DAB: On the other side, we have the right that says, “Well, Black people just need to act more like white people.” We need to get married; we need to buy homes. I've already told you why buying a home isn't the ticket to wealth for Black Americans the way it is white Americans.
But getting married: My research shows that when white people get married, they're more likely to get a tax cut. How? Because the tax law favors married couples with one single wage earner—one person who works in the paid labor market, the other person who works at home—that couple gets a tax cut. Couples like my parents (my mother was a nurse, my father was a plumber), they made roughly equal amounts: They don't get a tax cut—and for decades, they paid higher taxes.
So you have conservatives saying, "Black people, you just need to get married." And my research shows, well, when we do, we don't get a tax cut.
So part of the road to a solution is really understanding the problem. And one of the key pieces that I make in my book is the system of America for building wealth is designed for white wealth. It's designed for how white Americans engage in their activities, whether it's marriage or buying a home, in a way that Black Americans simply cannot replicate. And until we come to terms with our racist wealth-building system, no solution is going to fix it.
JJ: Let me ask you, finally, you've been working on this for a while, and you've seen the interest in the topic, or even the belief that it is a topic, shift.

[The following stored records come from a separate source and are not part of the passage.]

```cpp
namespace {
struct OptionDef { const char* name; const char* env; int dflt; };
const OptionDef k_options[MEANT_OPT_COUNT] = {
    {"nt_stream", "MEANT_NT_STREAM", 1},
    {"nt_dynamic", "MEANT_NT_DYNAMIC", 1},
    {"deterministic", "MEANT_DETERMINISTIC", 0},
    {"nt_grid_cap", "MEANT_NT_GRID_CAP", 0},
    {"attn_short", "MEANT_ATTN_SHORT", 1},
    {"nt_ragged", "MEANT_NT_RAGGED", 1},
    {"attn_bwd1", "MEANT_ATTN_BWD1", 1},
    {"temporal_long", "MEANT_TEMPORAL_LONG", 0},
    {"kv_skip", "MEANT_KV_SKIP", 3},
};
bool is_nt_pp(const char* name) { return name && !strcmp(name, "nt_pp"); }
std::atomic<int> g_opt[MEANT_OPT_COUNT];
std::once_flag g_opt_once;
void options_init() {
  std::call_once(g_opt_once, [] {
    for (int i = 0; i < MEANT_OPT_COUNT; ++i) {
      const char* v = getenv(k_options[i].env);
      g_opt[i].store(v && *v ? atoi(v) : k_options[i].dflt, std::memory_order_relaxed);
    }
  });
}
int option_index(const char* name) {
  if (!name) return -1;
  for (int i = 0; i < MEANT_OPT_COUNT; ++i)
    if (!strcmp(name, k_options[i].name)) return i;
  return -1;
}
}

int meant_opt(int id) {
  options_init();
  return g_opt[id].load(std::memory_order_relaxed);
}

extern "C" int meant_set_option(const char* name, int value) {
  options_init();
  if (is_nt_pp(name)) {
    MEANT_REQUIRE(value == 1, MEANT_ERR_UNSUPPORTED, "meant_set_option: nt_pp is always 1 (the lock-step kernel was removed)");
    return MEANT_OK;
  }
  const int i = option_index(name);
  MEANT_REQUIRE(i >= 0, MEANT_ERR_ARG, "meant_set_option: unknown option '%s'", name ? name : "(null)");
  g_opt[i].store(value, std::memory_order_relaxed);
  return MEANT_OK;
}

extern "C" int meant_get_option(const char* name, int* value) {
  options_init();
  if (is_nt_pp(name) && value) { *value = 1; return MEANT_OK; }
  const int i = option_index(name);
  MEANT_REQUIRE(i >= 0 && value, MEANT_ERR_ARG, "meant_get_option: unknown option '%s'", name ? name : "(null)");
  *value = g_opt[i].load(std::memory_order_relaxed);
  return MEANT_OK;
}

namespace {
const char* const k_routes[MEANT_ROUTE_COUNT] = {
    "nt128", "nt256", "nt256s", "nt256s_rot", "nt_split", "tn128", "tn256", "tn256_det", "tn_tail", "gemm_f32",
    "attn_fwd", "attn_fwd_d128", "attn_fwd_d96", "attn_bwd", "attn_bwd_d128", "attn_bwd_d96",
    "attn_generic", "attn_cls", "attn_short", "nt_overlap", "attn_bwd1",
    "attn_fwd_d160", "attn_fwd_d192", "attn_fwd_d256", "attn_bwd_d160", "attn_bwd_d192", "attn_bwd_d256",
    "temporal_long", "emb_seg", "sort_ids", "nt128k", "nt256k", "select_rows",
    "rotary_qk", "rotary_pairs",
    "nt_rot",
    "metrics_rows", "metrics_wave", "metrics_labels",
    "tn256_rows",
    "attn_cls_split",
    "rows_elem",
    "score_capture", "auroc_rank",
    "ce_soft_wave", "ce_soft_block",
    "vqa_score",
    "grad_stats", "optim_step",
};
std::atomic<long long> g_route[MEANT_ROUTE_COUNT];
}

void meant_route_hit(int route) { g_route[route].fetch_add(1, std::memory_order_relaxed); }

extern "C" int64_t meant_route_count(const char* route) {
  if (!route) return -1;
  for (int i = 0; i < MEANT_ROUTE_COUNT; ++i)
    if (!strcmp(route, k_routes[i])) return (int64_t)g_route[i].load(std::memory_order_relaxed);
  return -1;
}

extern "C" void meant_route_reset(void) {
  for (int i = 0; i < MEANT_ROUTE_COUNT; ++i) g_route[i].store(0, std::memory_order_relaxed);
}
```

### meant_amd/csrc/embedding.hip

```cpp
#include "common.h"
#include "internal.h"

#define EMB_REQ(c, ...) MEANT_REQUIRE(c, MEANT_ERR_ARG, __VA_ARGS__)

namespace {

constexpr int SORT_TILE = 2048, SORT_WAVE_SPAN = 512, SORT_ROUNDS = 8;

__device__ __forceinline__ uint32_t sort_key(int64_t id, int64_t V) {
  return (uint32_t)(id < 0 ? 0 : (id >= V ? V - 1 : id));
}

template <bool IDS>
__global__ __launch_bounds__(256) void sort_hist_kernel(const int64_t* __restrict__ ids, const uint32_t* __restrict__ keys, int64_t n, int64_t V,
                                                         int passes, uint32_t* __restrict__ ghist, uint32_t* __restrict__ tile_hist,
                                                         int64_t ntiles) {
  __shared__ uint32_t h[4][256];
  const int tid = threadIdx.x;
#pragma unroll
  for (int p = 0; p < 4; ++p) h[p][tid] = 0;
  __syncthreads();
  const int64_t base = (int64_t)blockIdx.x * SORT_TILE;
  for (int i = 0; i < SORT_TILE / 256; ++i) {
    const int64_t j = base + i * 256 + tid;
    if (j < n) {
      const uint32_t key = IDS ? sort_key(ids[j], V) : keys[j];
      for (int p = 0; p < passes; ++p) atomicAdd(&h[p][(key >> (8 * p)) & 255u], 1u);
    }
  }
  __syncthreads();
  tile_hist[(int64_t)tid * ntiles + blockIdx.x] = h[0][tid];
  for (int p = 0; p < passes; ++p)
    if (h[p][tid]) atomicAdd(&ghist[p * 256 + tid], h[p][tid]);
}

__global__ __launch_bounds__(256) void sort_count_kernel(const uint32_t* __restrict__ keys, int64_t n, int shift,
                                                          uint32_t* __restrict__ tile_hist, int64_t ntiles) {
  __shared__ uint32_t h[256];
  const int tid = threadIdx.x;
  h[tid] = 0;
  __syncthreads();
  const int64_t base = (int64_t)blockIdx.x * SORT_TILE;
  for (int i = 0; i < SORT_TILE / 256; ++i) {
    const int64_t j = base + i * 256 + tid;
    if (j < n) atomicAdd(&h[(keys[j] >> shift) & 255u], 1u);
  }
  __syncthreads();
  tile_hist[(int64_t)tid * ntiles + blockIdx.x] = h[tid];
}

__global__ __launch_bounds__(256) void sort_scan_kernel(const uint32_t* __restrict__ ghist, uint32_t* __restrict__ tile_hist, int64_t ntiles) {
  __shared__ uint32_t wsum[4];
  const int tid = threadIdx.x, digit = blockIdx.x;
  uint32_t carry;
  block_scan_incl(tid < digit ? ghist[tid] : 0u, wsum, &carry);
  uint32_t* row = tile_hist + (int64_t)digit * ntiles;
  for (int64_t t0 = 0; t0 < ntiles; t0 += 256) {
    const int64_t t = t0 + tid;
    const uint32_t x = t < ntiles ? row[t] : 0u;
    uint32_t total;
    const uint32_t incl = block_scan_incl(x, wsum, &total);
    if (t < ntiles) row[t] = carry + incl - x;
    carry += total;
  }
}

template <bool FIRST, bool LAST>
__global__ __launch_bounds__(256) void sort_scatter_kernel(const int64_t* __restrict__ ids, const uint32_t* __restrict__ kin,
                                                            const uint32_t* __restrict__ vin, int64_t n, int64_t V, int shift,
                                                            const uint32_t* __restrict__ tile_off, int64_t ntiles,
                                                            uint32_t* __restrict__ kout, uint32_t* __restrict__ vout,
                                                            int64_t* __restrict__ sorted_ids, int64_t* __restrict__ order) {
  __shared__ uint32_t cnt[4][256];
  const int tid = threadIdx.x, lane = tid & 63, wave = tid >> 6;
#pragma unroll
  for (int w = 0; w < 4; ++w) cnt[w][tid] = 0;
  __syncthreads();
  const int64_t base = (int64_t)blockIdx.x * SORT_TILE + wave * SORT_WAVE_SPAN;
  uint32_t key[SORT_ROUNDS], val[SORT_ROUNDS], rk[SORT_ROUNDS];
#pragma unroll
  for (int r = 0; r < SORT_ROUNDS; ++r) {
    const int64_t j = base + r * 64 + lane;
    const bool valid = j < n;
    key[r] = valid ? (FIRST ? sort_key(ids[j], V) : kin[j]) : 0u;
    val[r] = valid ? (FIRST ? (uint32_t)j : vin[j]) : 0u;
    const uint32_t dig = (key[r] >> shift) & 255u;
    unsigned long long m = __ballot(valid);
#pragma unroll
    for (int b = 0; b < 8; ++b) {
      const bool bit = (dig >> b) & 1u;
      const unsigned long long bal = __ballot(valid && bit);
      m &= bit ? bal : ~bal;
    }
    const unsigned long long below = m & ((1ull << lane) - 1ull);
    rk[r] = valid ? cnt[wave][dig] + (uint32_t)__popcll(below) : 0u;
    __syncthreads();
    if (valid && below == 0) cnt[wave][dig] += (uint32_t)__popcll(m);
    __syncthreads();
  }
  {
    uint32_t o = tile_off[(int64_t)tid * ntiles + blockIdx.x];
#pragma unroll
    for (int w = 0; w < 4; ++w) {
      const uint32_t c = cnt[w][tid];
      cnt[w][tid] = o;
      o += c;
    }
  }
  __syncthreads();
#pragma unroll
  for (int r = 0; r < SORT_ROUNDS; ++r) {
    const int64_t j = base + r * 64 + lane;
    if (j >= n) continue;
    const int64_t pos = (int64_t)cnt[wave][(key[r] >> shift) & 255u] + rk[r];
    if (pos >= n) continue;
    if (LAST) {
      sorted_ids[pos] = (int64_t)key[r];
      order[pos] = (int64_t)val[r];
    } else {
      kout[pos] = key[r];
      vout[pos] = val[r];
    }
  }
}
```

JJ: After George Floyd's murder, you say in this Bloomberg Businessweekpiece from March, “Suddenly people wanted to talk about race and tax.” I don't want you to burn any bridges with reporters, but I am curious, when you talk to media, where do you have to start? Do you find people disbelieving? Are they ready to see that this is real? And it doesn't have to be media, but just the general public—do you feel like the moment is right to push this forward?
DAB: I do, and I will say this: Post–George Floyd, the reporters who have called me have been terrific, and have been in a listening mode; they have not been in an argumentative mode. Pre–George Floyd, white reporters that I've talked to, that I've tried to talk to about race, have been very dismissive. And they're different people; those people did not come back to me post–George Floyd, right? The people who came to me were all new white reporters who I hadn't talked to before, who actually saw the moment and wanted to get better informed. So that's kind of heartening, to be honest with you. I haven't had the pushback.
And I will say, over the years, the audiences that gave me the most comfort were the general public audiences. They were hungry for what I had to say, and curious, and were listening and attentive. It would be white academics who didn't want to hear anything I had to say. So the general public has always been an encouragement for me in doing this work.
JJ: We've been speaking with Dorothy A. Brown, Asa Griggs Candler professor of law at Emory University School of Law. The book is The Whiteness of Wealth: How the Tax System Impoverishes Black Americans—and How We Can Fix It; it's out now from Crown. Thank you so much, Dorothy Brown, for joining us this week on CounterSpin.